### WORK REQUIRED
After finding the line with "for (int i = 0; i < WI;" in the entries below, retype exactly each line from there through the line with "void conv_first7_planar_kernel(const ConvP", including that final line.

[[ RECORDS FOR THE EXERCISE, beginning ]]

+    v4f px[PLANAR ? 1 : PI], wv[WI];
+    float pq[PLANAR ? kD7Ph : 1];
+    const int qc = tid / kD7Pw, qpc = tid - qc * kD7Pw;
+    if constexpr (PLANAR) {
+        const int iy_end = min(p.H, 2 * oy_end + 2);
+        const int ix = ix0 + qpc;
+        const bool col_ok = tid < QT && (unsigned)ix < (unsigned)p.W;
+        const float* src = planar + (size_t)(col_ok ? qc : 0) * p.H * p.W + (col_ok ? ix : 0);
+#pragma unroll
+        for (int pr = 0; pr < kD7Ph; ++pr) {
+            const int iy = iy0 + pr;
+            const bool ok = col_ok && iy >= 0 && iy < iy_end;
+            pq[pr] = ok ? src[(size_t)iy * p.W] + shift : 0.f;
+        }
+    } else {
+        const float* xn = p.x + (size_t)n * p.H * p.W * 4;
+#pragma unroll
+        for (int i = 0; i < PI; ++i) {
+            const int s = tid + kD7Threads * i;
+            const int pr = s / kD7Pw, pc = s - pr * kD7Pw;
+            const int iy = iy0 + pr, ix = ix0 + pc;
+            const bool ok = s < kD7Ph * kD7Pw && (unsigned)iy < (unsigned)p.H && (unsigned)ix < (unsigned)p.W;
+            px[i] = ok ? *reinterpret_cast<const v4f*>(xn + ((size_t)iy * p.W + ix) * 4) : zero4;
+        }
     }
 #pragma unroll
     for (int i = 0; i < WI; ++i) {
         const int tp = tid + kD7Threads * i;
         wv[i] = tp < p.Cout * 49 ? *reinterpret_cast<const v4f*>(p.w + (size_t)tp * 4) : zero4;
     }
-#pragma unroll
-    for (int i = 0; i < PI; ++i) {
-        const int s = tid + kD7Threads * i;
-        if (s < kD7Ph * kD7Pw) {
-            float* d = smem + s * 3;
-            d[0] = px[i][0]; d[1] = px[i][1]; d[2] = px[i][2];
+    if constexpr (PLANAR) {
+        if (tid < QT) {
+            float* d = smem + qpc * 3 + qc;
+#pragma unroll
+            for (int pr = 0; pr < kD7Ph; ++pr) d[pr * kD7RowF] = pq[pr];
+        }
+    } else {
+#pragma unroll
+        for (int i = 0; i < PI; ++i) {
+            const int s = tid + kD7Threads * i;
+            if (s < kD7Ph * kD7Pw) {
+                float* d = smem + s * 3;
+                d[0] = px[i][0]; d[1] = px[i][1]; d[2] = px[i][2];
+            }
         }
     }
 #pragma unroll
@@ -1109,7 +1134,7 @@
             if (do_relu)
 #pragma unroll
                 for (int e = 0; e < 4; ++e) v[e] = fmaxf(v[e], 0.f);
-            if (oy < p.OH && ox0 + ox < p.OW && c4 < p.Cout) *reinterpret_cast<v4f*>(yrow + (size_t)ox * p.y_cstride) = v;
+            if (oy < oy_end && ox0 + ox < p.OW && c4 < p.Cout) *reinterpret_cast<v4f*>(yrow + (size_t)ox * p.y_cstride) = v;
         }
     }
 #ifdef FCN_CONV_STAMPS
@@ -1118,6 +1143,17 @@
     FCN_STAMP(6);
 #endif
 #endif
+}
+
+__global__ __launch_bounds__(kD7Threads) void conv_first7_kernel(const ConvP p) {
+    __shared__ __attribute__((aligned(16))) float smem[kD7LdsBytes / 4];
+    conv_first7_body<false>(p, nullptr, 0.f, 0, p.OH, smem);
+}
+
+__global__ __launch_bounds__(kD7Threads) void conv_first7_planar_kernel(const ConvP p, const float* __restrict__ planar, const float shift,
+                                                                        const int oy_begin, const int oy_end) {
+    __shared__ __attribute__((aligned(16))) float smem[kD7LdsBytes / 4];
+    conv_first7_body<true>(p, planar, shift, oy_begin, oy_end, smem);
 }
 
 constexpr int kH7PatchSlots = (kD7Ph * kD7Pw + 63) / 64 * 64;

[[ RECORDS FOR THE EXERCISE, end ]]

### RESPONSE
     for (int i = 0; i < WI; ++i) {
         const int tp = tid + kD7Threads * i;
         wv[i] = tp < p.Cout * 49 ? *reinterpret_cast<const v4f*>(p.w + (size_t)tp * 4) : zero4;
     }
-#pragma unroll
-    for (int i = 0; i < PI; ++i) {
-        const int s = tid + kD7Threads * i;
-        if (s < kD7Ph * kD7Pw) {
-            float* d = smem + s * 3;
-            d[0] = px[i][0]; d[1] = px[i][1]; d[2] = px[i][2];
+    if constexpr (PLANAR) {
+        if (tid < QT) {
+            float* d = smem + qpc * 3 + qc;
+#pragma unroll
+            for (int pr = 0; pr < kD7Ph; ++pr) d[pr * kD7RowF] = pq[pr];
+        }
+    } else {
+#pragma unroll
+        for (int i = 0; i < PI; ++i) {
+            const int s = tid + kD7Threads * i;
+            if (s < kD7Ph * kD7Pw) {
+                float* d = smem + s * 3;
+                d[0] = px[i][0]; d[1] = px[i][1]; d[2] = px[i][2];
+            }
         }
     }
 #pragma unroll
@@ -1109,7 +1134,7 @@
             if (do_relu)
 #pragma unroll
                 for (int e = 0; e < 4; ++e) v[e] = fmaxf(v[e], 0.f);
-            if (oy < p.OH && ox0 + ox < p.OW && c4 < p.Cout) *reinterpret_cast<v4f*>(yrow + (size_t)ox * p.y_cstride) = v;
+            if (oy < oy_end && ox0 + ox < p.OW && c4 < p.Cout) *reinterpret_cast<v4f*>(yrow + (size_t)ox * p.y_cstride) = v;
         }
     }
 #ifdef FCN_CONV_STAMPS
@@ -1118,6 +1143,17 @@
     FCN_STAMP(6);
 #endif
 #endif
+}
+
+__global__ __launch_bounds__(kD7Threads) void conv_first7_kernel(const ConvP p) {
+    __shared__ __attribute__((aligned(16))) float smem[kD7LdsBytes / 4];
+    conv_first7_body<false>(p, nullptr, 0.f, 0, p.OH, smem);
+}
+
+__global__ __launch_bounds__(kD7Threads) void conv_first7_planar_kernel(const ConvP p, const float* __restrict__ planar, const float shift,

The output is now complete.